Ha-Joon Chang argues that without using protectionist trade measures at the initial stages of economic development, it was unlikely for the US to achieve its current level of economic strength and might. And to keep their protectionist measures intact, western developed countries, during the eight-year-long Uruguay round of trade negotiations, have strove to keep special rules like Article 17.6 of the Agreement on Anti-Dumping in the important WTO agreements. The language incorporated in the basic WTO rules and the analysed article shows the imperial taste of their framers. This newly introduced neo-liberal project of global north (developed countries) implemented through WTO could be thus termed as a new form of colonialism (or neo-colonialism).

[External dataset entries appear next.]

@@ -198,14 +285,16 @@
   p.hprev[0] = hprev0; p.hprev[1] = hprev1;
   p.B = B; p.T = T;
   p.drop_y = drop_y; p.drop_mask = drop_mask; p.drop_p = drop_p; p.seed_ctr = seed_ctr; p.salt = (unsigned)salt;
-  size_t lds = (size_t)(64 * 16) * sizeof(float);
-  const bool full = B % 16 == 0, st_ = gates0 != nullptr, dr = drop_mask != nullptr;
+  const int rows = l64_rows(B);
+  size_t lds = (size_t)(64 * rows) * sizeof(float);
+  const bool full = B % rows == 0, st_ = gates0 != nullptr, dr = drop_mask != nullptr;
   MMEGO_REQUIRE((hprev0 != nullptr) == st_ && (hprev1 != nullptr) == st_ && (gates1 != nullptr) == st_);
-#define L64_FWD_LAUNCH(F_, S_, D_)                                                                                    \
-  do {                                                                                                                \
-    if (int e = mmego_allow_lds<lstm64_fwd_kernel<F_, S_, D_>>(lds)) return e;                                        \
-    hipLaunchKernelGGL((lstm64_fwd_kernel<F_, S_, D_>), dim3(cdiv(B, 16), 2), dim3(256), lds, (hipStream_t)stream, p); \
+#define L64_FWD_LAUNCH_R(F_, S_, D_, R_)                                                                                     \
+  do {                                                                                                                       \
+    if (int e = mmego_allow_lds<lstm64_fwd_kernel<F_, S_, D_, R_>>(lds)) return e;                                           \
+    hipLaunchKernelGGL((lstm64_fwd_kernel<F_, S_, D_, R_>), dim3(cdiv(B, R_), 2), dim3(256), lds, (hipStream_t)stream, p);   \
   } while (0)
+#define L64_FWD_LAUNCH(F_, S_, D_) do { if (rows == 4) L64_FWD_LAUNCH_R(F_, S_, D_, 4); else L64_FWD_LAUNCH_R(F_, S_, D_, 16); } while (0)
   if (full) {
     if (st_ && dr) L64_FWD_LAUNCH(true, true, true);
     else if (st_) L64_FWD_LAUNCH(true, true, false);
@@ -218,6 +307,7 @@
     else L64_FWD_LAUNCH(false, false, false);
   }
 #undef L64_FWD_LAUNCH
+#undef L64_FWD_LAUNCH_R
   MMEGO_LAUNCH_CHECK();
   return MMEGO_OK;
 }
@@ -233,26 +323,102 @@
   X(P, D, dout) X(P, D, dos) X(P, D, gates) X(P, D, cst) X(P, D, c0) X(P, D, whh) X(P, D, dgates) X(P, D, dgs) X(P, D, B) X(P, D, T)
 L64_SAME_LAYOUT(Lstm64BwdP, MmegoLstm64Bwd, L64_BWD_FIELDS);
 
-template <bool FULL>
+template <int ROWS>
+struct L64BwdProd;
+template <>
+struct L64BwdProd<16> {
+  static constexpr int LDS_FLOATS = 256 * 16;
+  static __device__ __forceinline__ int at(int n, int row) { return n * 16 + row; }
+  float wreg[64];
+  f32x4 dh4;
+  __device__ __forceinline__ void load(const float* Whh, int wave, int lane) {
+    const float* W = Whh + (lane >> 4) * 64 + wave * 16 + (lane & 15);
+#pragma unroll
+    for (int i = 0; i < 64; ++i) wreg[i] = W[i * 256];
+  }
+  __device__ __forceinline__ void run(float* dgs, int wave, int lane) {
+    const int fr = lane & 15, fq = lane >> 4;
+    f32x4 a0 = {0.f, 0.f, 0.f, 0.f}, a1 = {0.f, 0.f, 0.f, 0.f}, a2 = {0.f, 0.f, 0.f, 0.f}, a3 = {0.f, 0.f, 0.f, 0.f};
+#pragma unroll
+    for (int nb = 0; nb < 64; nb += 16) {
+      float dk[16];
+#pragma unroll
+      for (int u = 0; u < 16; ++u) dk[u] = dgs[((nb + u) * 4 + fq) * 16 + fr];
+      __builtin_amdgcn_sched_barrier(0);
+#pragma unroll
+      for (int u = 0; u < 16; u += 4) {
+        a0 = __builtin_amdgcn_mfma_f32_16x16x4f32(dk[u], wreg[nb + u], a0, 0, 0, 0);
+        a1 = __builtin_amdgcn_mfma_f32_16x16x4f32(dk[u + 1], wreg[nb + u + 1], a1, 0, 0, 0);
+        a2 = __builtin_amdgcn_mfma_f32_16x16x4f32(dk[u + 2], wreg[nb + u + 2], a2, 0, 0, 0);
+        a3 = __builtin_amdgcn_mfma_f32_16x16x4f32(dk[u + 3], wreg[nb + u + 3], a3, 0, 0, 0);
+      }
+    }
+    dh4 = (a0 + a1) + (a2 + a3);
+  }
+  __device__ __forceinline__ void take(const float* dgs, int wave, int lane, float (&dh)[4]) const {
+#pragma unroll
+    for (int reg = 0; reg < 4; ++reg) dh[reg] = dh4[reg];
+  }
+};
+template <>
+struct L64BwdProd<4> {
+  static constexpr int WLDS = 272, PART = 4 * WLDS, PLD = 72, LDS_FLOATS = PART + 4 * 4 * PLD;
+  static __device__ __forceinline__ int at(int n, int row) { return ((n & 15) >> 2) * WLDS + (4 * (n >> 4) + (n & 3)) * 4 + row; }
+  float wreg[64];
+  __device__ __forceinline__ void load(const float* Whh, int wave, int lane) {
+    const float* W = Whh + (long)(4 * wave) * 64 + lane;
+#pragma unroll
+    for (int i = 0; i < 64; ++i) wreg[i] = W[(16 * (i >> 2) + (i & 3)) * 64];
+  }
+  __device__ __forceinline__ void run(float* dgs, int wave, int lane) {
+    f32x4 s = {0.f, 0.f, 0.f, 0.f};
+    float dk[4];
+#pragma unroll
+    for (int v = 0; v < 4; ++v) dk[v] = dgs[WLDS * wave + 64 * v + lane];
+    __builtin_amdgcn_sched_barrier(0);
+#define L64_BWD_K(A_) s = l64_mfma4<A_>(dk[V_], wreg[16 * V_ + A_], s);
+#define V_ 0
+    L64_X16(L64_BWD_K)
+#undef V_
+#define V_ 1
+    L64_X16(L64_BWD_K)
+#undef V_
+#define V_ 2
+    L64_X16(L64_BWD_K)
+#undef V_
+#define V_ 3
+    L64_X16(L64_BWD_K)
+#undef V_
+#undef L64_BWD_K
+    float* part = dgs + PART + wave * (4 * PLD) + lane;
+#pragma unroll
+    for (int i = 0; i < 4; ++i) part[i * PLD] = s[i];
+  }
+  __device__ __forceinline__ void take(const float* dgs, int wave, int lane, float (&dh)[1]) const {
+    const float* part = dgs + PART + (lane & 3) * PLD + wave * 16 + (lane >> 2);
+    const float p0 = part[0], p1 = part[4 * PLD], p2 = part[8 * PLD], p3 = part[12 * PLD];
+    dh[0] = (p0 + p1) + (p2 + p3);
+  }
+};
+
+template <bool FULL, int ROWS>
 __device__ __forceinline__ void lstm64_bwd_body(const Lstm64BwdP& p) {
   extern __shared__ __attribute__((aligned(16))) float smem[];
+  using Map = L64Map<ROWS>;
+  constexpr int R = Map::RPL;
   float* dgs = smem;
   const int tid = threadIdx.x, lane = tid & 63, wave = tid >> 6;
-  const int d = blockIdx.y, r0 = blockIdx.x * 16;
+  const int d = blockIdx.y, r0 = blockIdx.x * ROWS;
   const int B = p.B, T = p.T;
-  const int fr = lane & 15, fq = lane >> 4;
-  const int j = wave * 16 + fr;
-  float wreg[64];
-  {
-    const float* W = p.whh[d] + fq * 64 + wave * 16 + fr;
-#pragma unroll
-    for (int i = 0; i < 64; ++i) wreg[i] = W[i * 256];
-  }
-  float dcreg[4] = {0.f, 0.f, 0.f, 0.f};
-  f32x4 dhrec = {0.f, 0.f, 0.f, 0.f};
-
-  float gin[4][6], gnx[4][6];
-  float ccur[4];
+  const int j = Map::unit(wave, lane), rl = Map::row0(lane);
+  L64BwdProd<ROWS> prod;
+  prod.load(p.whh[d], wave, lane);
+  float dcreg[R], dhrec[R];
+#pragma unroll
+  for (int reg = 0; reg < R; ++reg) dcreg[reg] = dhrec[reg] = 0.f;
+
+  float gin[R][6], gnx[R][6];
+  float ccur[R];
   const l64_gcptr g_gates = (l64_gcptr)p.gates[d], g_dout = (l64_gcptr)p.dout, g_cst = (l64_gcptr)p.cst[d];
   const bool has_c0 = p.c0[d] != nullptr;
   const l64_gcptr g_c0 = has_c0 ? (l64_gcptr)p.c0[d] : g_cst;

According to the revered Third World Approach to International Law scholars, the WTO rules and the rule-oriented DSS serve only to the critical interests of developed countries because, in the end, the WTO DSS determines and implements the defective rules present in the different WTO agreements. Therefore, it is better for the developing countries to urge other WTO members to make rule-oriented WTO DSS more development-friendly – as they tried in the 2003 Doha round of negotiations (fourth ministerial conference of the WTO) – by universalising the standards of review used in Article 17.6 of the Agreement on Anti-Dumping. In other words, developing countries should make efforts to urge the WTO membership to extend the deference principle, used to interpret the anti-dumping rules, to the provisions of other WTO agreements also as long as such interpretation falls within the permissible limits mentioned under Article 17.6. Only the determined global social movement can liberate the world from the newly introduced mutant form of colonialism.